Work to be completed >>
For the material that follows, state how many lines contain the word "reserve", and add nothing.

Input material >>
------------------------------------------------------------------------
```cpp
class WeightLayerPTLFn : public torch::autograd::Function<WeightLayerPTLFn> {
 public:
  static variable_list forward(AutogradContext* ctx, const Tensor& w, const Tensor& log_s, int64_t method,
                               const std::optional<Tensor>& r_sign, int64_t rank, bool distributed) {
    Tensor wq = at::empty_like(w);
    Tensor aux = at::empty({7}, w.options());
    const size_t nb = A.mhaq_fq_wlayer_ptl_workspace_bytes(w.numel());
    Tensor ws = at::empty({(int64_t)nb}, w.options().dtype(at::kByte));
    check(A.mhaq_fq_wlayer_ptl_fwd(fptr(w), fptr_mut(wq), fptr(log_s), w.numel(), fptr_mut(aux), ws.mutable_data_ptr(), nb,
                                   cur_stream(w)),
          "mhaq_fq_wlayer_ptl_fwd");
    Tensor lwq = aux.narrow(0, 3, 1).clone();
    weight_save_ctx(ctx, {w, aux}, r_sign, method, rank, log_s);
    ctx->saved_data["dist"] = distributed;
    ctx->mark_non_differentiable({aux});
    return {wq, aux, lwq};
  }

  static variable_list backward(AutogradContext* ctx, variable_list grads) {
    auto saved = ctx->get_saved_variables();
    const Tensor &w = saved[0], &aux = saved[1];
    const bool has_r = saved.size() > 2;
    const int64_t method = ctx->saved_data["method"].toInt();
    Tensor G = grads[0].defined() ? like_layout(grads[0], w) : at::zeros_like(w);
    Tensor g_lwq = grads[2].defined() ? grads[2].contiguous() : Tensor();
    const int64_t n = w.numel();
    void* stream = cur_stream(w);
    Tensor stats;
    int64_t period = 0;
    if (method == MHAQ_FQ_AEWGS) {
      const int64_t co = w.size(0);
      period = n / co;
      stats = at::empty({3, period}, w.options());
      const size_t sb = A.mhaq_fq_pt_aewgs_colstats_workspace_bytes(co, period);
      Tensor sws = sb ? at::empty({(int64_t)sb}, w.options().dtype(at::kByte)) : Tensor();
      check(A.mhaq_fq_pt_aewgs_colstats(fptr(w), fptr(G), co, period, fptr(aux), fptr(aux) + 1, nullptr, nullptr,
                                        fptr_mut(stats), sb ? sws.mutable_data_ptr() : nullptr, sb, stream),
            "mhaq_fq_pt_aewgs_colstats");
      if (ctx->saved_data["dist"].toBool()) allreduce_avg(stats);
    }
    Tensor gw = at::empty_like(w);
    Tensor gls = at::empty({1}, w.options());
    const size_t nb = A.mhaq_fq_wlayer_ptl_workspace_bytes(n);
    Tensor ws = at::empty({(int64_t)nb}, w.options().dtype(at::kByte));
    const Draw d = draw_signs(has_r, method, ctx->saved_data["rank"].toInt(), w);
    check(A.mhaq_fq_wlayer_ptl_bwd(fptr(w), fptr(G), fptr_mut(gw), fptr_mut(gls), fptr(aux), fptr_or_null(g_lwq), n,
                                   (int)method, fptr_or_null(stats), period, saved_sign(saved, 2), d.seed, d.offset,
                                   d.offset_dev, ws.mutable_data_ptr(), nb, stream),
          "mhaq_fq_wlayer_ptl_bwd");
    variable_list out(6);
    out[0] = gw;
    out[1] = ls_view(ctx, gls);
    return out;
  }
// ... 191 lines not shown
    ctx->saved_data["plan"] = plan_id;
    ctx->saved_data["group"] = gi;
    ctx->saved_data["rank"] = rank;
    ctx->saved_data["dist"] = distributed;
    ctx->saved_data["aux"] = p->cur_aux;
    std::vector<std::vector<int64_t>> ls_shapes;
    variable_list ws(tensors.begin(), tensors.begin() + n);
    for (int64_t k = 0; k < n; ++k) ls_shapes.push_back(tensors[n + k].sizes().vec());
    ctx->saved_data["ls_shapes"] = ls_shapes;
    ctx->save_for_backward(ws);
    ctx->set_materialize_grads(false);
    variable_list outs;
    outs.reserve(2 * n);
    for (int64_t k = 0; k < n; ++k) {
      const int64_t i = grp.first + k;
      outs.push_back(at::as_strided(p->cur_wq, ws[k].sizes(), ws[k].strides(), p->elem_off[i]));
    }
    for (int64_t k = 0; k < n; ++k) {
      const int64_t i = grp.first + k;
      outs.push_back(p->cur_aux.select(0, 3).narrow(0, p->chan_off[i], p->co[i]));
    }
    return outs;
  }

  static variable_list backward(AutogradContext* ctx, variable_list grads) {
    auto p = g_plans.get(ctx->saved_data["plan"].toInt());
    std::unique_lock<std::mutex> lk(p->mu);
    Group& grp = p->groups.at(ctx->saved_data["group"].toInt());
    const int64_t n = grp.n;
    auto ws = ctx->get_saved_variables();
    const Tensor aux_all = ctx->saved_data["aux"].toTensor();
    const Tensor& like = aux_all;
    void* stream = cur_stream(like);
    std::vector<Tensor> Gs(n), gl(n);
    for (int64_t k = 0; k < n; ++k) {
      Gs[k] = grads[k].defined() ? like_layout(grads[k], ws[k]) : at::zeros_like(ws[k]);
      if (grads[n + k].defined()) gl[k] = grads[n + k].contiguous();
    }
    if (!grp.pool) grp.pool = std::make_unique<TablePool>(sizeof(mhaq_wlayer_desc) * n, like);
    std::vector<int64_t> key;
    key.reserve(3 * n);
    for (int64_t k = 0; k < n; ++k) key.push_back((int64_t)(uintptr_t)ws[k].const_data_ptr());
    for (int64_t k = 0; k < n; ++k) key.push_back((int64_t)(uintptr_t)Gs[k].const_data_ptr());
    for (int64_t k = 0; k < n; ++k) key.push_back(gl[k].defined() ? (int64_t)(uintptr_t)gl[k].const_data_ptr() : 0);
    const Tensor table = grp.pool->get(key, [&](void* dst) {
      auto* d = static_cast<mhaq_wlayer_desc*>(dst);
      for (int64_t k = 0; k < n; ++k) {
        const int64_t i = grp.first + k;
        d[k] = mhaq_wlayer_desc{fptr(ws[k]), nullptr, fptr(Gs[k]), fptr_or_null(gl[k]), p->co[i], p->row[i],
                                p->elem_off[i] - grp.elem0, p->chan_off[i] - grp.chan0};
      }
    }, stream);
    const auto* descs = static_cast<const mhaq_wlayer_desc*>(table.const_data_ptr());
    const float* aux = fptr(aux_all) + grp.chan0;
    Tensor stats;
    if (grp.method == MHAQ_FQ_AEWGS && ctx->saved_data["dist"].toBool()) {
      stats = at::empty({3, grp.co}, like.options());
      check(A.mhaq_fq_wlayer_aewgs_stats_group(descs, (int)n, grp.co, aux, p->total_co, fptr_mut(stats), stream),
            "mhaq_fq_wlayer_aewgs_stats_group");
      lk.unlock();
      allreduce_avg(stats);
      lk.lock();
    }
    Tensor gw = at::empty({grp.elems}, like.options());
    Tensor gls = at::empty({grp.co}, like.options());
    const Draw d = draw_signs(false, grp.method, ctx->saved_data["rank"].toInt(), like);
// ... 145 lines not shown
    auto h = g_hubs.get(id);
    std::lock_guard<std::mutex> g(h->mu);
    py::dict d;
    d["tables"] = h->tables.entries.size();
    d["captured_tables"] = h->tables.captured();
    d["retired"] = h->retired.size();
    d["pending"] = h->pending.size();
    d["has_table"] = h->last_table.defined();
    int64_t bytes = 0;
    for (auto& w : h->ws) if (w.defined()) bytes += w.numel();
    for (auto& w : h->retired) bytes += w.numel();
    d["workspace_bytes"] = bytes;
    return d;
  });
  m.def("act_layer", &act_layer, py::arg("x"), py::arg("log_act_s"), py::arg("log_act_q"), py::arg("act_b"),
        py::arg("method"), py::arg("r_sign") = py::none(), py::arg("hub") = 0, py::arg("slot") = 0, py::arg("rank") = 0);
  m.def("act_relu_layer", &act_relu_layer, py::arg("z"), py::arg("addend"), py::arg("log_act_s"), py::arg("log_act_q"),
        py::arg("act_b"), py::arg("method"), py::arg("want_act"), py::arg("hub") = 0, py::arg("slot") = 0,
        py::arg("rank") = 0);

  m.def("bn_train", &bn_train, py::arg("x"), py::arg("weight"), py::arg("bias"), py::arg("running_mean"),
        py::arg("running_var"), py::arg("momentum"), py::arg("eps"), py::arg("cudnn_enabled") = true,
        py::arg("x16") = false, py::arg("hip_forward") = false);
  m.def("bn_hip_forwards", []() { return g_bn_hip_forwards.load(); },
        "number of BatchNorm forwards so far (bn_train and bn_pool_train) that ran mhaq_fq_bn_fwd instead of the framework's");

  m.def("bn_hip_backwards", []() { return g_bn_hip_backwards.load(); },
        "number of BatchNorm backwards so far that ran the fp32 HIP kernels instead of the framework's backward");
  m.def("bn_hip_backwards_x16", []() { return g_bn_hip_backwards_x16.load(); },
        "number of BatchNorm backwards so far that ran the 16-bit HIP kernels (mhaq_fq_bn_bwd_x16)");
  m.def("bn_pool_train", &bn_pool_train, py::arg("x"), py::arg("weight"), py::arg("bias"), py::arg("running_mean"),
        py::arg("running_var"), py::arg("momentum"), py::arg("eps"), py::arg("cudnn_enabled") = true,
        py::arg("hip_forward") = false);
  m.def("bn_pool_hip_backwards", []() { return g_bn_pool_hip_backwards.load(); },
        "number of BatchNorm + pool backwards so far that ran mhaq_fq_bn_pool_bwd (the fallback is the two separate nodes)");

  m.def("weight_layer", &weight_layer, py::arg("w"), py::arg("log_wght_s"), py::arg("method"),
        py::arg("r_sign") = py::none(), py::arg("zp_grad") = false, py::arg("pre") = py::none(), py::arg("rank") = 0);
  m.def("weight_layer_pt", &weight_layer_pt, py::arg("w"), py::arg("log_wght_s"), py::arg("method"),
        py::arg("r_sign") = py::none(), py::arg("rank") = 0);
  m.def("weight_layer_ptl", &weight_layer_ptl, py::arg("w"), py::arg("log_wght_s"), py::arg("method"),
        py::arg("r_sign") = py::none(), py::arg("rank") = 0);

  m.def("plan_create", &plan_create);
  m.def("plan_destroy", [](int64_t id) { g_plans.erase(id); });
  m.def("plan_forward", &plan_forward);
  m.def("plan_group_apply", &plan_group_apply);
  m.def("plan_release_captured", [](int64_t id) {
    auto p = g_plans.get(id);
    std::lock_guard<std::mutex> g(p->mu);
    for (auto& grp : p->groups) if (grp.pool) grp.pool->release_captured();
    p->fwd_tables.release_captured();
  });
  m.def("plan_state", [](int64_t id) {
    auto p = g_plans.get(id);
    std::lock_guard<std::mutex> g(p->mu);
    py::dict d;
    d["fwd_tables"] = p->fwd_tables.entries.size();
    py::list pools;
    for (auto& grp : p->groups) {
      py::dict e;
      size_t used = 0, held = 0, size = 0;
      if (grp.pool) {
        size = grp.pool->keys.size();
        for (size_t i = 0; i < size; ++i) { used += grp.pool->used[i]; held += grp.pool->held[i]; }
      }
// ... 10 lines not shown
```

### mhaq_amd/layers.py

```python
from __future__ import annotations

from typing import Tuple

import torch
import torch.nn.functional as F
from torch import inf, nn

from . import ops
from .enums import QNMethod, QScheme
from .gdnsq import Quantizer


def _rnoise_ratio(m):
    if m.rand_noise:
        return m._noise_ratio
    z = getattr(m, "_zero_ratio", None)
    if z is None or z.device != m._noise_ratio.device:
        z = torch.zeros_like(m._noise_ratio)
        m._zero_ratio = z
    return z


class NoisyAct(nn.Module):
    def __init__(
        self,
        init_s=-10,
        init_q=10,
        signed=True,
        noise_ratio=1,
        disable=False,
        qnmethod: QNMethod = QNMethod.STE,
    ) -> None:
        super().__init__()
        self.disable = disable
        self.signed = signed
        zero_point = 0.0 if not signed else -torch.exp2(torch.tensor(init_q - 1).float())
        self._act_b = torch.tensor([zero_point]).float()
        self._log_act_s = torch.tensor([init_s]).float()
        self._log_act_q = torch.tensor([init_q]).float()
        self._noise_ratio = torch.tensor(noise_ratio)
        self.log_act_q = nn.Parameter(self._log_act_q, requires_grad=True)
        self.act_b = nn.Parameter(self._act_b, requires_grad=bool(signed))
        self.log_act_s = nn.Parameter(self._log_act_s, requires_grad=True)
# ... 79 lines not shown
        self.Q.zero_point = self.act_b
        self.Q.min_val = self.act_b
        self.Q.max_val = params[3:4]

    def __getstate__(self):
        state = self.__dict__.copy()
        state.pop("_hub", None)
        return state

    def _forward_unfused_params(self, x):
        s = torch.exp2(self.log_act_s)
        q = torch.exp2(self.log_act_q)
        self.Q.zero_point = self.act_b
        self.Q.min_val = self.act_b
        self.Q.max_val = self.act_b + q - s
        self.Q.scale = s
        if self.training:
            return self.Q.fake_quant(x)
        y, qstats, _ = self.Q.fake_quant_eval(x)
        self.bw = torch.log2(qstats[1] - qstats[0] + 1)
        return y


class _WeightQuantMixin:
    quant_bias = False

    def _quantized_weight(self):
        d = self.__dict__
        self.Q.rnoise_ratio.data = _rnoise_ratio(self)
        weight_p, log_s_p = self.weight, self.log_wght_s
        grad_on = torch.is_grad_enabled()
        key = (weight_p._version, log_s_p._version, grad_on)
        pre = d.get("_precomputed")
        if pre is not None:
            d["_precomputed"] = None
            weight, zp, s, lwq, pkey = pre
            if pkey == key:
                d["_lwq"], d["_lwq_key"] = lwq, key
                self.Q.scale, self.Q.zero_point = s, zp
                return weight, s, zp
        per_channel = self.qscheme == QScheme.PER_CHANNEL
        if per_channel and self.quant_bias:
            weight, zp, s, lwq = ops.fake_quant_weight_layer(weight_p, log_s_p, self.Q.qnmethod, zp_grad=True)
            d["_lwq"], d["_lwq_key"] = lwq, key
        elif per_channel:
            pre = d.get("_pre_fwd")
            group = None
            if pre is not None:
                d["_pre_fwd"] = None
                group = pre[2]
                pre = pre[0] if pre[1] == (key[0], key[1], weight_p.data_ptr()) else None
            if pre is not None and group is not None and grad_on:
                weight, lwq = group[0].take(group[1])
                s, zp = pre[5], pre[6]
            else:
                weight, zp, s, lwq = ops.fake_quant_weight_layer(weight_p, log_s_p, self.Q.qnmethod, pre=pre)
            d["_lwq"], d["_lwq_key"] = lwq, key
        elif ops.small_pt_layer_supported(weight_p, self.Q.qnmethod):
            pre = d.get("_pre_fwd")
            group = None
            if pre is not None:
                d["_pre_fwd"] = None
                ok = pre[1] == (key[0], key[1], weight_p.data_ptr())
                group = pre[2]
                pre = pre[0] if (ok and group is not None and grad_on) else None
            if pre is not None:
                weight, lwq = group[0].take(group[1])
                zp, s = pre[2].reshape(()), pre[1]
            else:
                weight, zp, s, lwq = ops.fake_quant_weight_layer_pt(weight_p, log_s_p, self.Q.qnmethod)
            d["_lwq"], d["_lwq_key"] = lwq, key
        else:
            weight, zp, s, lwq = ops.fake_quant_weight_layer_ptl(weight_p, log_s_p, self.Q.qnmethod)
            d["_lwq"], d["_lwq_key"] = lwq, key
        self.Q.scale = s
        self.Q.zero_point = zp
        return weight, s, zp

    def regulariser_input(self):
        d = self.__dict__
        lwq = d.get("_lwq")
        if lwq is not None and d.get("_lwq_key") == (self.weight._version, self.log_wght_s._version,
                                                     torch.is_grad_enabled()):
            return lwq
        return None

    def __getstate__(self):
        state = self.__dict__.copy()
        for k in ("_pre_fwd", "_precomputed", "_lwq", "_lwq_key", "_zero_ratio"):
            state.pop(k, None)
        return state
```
------------------------------------------------------------------------
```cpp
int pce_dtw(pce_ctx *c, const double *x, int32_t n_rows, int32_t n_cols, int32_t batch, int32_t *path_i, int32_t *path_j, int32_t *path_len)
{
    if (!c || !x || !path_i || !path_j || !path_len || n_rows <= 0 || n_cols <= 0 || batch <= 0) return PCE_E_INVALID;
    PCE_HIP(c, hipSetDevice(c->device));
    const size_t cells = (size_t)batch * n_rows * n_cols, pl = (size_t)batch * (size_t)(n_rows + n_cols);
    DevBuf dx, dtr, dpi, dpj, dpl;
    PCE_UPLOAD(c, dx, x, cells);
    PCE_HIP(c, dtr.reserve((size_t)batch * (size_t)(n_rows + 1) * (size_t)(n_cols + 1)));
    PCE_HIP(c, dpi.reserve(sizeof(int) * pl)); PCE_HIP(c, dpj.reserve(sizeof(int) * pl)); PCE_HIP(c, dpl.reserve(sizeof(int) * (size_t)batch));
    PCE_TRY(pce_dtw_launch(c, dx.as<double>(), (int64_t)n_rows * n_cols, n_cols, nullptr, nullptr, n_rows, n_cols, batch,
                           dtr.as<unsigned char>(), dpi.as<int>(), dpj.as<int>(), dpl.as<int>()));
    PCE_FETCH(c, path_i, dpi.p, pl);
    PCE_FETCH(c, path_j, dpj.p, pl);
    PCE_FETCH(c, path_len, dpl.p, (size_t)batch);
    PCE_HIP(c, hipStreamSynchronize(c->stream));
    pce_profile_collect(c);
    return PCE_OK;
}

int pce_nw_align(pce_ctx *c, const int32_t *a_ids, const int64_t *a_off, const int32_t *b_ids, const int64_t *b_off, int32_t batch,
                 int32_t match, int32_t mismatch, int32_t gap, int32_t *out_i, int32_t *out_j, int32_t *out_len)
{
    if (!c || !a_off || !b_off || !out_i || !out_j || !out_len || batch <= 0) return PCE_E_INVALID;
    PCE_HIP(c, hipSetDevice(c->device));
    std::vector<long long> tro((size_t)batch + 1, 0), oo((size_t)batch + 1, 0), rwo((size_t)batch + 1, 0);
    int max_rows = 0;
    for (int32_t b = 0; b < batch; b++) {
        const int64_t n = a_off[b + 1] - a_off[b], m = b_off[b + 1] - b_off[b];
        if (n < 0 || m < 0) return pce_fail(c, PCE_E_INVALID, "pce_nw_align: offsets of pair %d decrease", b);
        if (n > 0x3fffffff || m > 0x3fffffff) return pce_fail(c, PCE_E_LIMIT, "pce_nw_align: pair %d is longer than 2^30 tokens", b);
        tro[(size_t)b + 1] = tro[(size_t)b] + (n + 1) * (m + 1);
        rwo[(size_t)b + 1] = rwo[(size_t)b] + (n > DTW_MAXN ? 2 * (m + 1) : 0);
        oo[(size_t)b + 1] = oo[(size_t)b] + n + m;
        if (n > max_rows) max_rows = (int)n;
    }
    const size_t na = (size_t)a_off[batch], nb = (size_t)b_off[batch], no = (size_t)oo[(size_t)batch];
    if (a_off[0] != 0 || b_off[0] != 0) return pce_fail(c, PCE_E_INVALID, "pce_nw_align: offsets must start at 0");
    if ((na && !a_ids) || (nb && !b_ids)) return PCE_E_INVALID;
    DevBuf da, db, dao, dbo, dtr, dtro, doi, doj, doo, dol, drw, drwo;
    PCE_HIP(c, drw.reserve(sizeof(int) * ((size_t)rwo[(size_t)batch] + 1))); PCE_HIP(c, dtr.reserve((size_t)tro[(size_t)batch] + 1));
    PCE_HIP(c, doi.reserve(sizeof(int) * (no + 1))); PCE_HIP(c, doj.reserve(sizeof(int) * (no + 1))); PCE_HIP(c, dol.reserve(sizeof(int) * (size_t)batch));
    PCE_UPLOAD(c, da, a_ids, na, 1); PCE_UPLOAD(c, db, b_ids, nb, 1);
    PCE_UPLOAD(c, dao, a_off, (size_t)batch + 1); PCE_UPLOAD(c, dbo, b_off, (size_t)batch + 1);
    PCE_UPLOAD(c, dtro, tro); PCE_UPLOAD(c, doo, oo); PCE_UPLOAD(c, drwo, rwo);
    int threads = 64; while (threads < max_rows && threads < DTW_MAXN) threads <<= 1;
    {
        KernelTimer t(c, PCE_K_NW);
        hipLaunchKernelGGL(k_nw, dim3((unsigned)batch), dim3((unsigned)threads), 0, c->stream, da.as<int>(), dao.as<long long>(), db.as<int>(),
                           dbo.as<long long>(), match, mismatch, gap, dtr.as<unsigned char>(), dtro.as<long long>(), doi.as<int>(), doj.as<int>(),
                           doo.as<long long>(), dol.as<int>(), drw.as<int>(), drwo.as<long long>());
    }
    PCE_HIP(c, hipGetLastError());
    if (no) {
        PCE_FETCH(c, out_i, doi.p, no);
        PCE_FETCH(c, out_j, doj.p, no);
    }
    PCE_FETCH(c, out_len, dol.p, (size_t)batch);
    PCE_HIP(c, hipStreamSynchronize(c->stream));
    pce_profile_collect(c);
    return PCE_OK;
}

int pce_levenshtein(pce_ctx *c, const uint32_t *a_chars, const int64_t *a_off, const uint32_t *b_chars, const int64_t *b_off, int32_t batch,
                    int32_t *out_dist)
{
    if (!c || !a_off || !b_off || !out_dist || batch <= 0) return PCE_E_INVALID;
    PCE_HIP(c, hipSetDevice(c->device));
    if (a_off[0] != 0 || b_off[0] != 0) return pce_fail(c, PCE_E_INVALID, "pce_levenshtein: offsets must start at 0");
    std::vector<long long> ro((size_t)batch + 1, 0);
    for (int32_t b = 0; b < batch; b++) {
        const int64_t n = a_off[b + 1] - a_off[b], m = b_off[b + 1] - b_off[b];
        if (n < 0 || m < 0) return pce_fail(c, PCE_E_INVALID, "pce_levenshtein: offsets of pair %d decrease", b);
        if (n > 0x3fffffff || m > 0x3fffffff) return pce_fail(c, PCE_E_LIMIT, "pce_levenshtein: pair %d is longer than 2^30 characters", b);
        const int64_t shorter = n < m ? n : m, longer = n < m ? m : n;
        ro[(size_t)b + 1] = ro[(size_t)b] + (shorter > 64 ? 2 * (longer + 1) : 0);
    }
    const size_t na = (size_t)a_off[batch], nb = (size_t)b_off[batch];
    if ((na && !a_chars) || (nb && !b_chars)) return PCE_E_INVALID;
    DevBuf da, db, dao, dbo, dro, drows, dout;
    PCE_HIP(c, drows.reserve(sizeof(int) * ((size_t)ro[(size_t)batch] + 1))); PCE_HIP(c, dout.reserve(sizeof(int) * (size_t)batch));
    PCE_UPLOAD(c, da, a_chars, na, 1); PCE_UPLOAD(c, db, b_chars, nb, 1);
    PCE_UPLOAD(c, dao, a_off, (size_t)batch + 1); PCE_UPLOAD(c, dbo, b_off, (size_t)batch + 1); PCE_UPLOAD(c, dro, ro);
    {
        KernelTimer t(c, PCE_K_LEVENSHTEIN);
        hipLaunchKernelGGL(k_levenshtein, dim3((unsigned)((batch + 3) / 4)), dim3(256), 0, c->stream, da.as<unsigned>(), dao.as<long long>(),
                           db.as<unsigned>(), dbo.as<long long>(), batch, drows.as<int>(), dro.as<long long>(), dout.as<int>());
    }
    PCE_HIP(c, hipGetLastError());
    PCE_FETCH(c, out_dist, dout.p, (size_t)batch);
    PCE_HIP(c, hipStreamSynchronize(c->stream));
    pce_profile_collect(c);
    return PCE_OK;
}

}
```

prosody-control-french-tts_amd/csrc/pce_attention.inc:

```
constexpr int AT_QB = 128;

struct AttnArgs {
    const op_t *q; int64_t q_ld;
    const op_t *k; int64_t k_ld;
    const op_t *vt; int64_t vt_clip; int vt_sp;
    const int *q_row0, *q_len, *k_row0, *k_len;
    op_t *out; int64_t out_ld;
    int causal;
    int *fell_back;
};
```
------------------------------------------------------------------------
Result of this exercise >>
7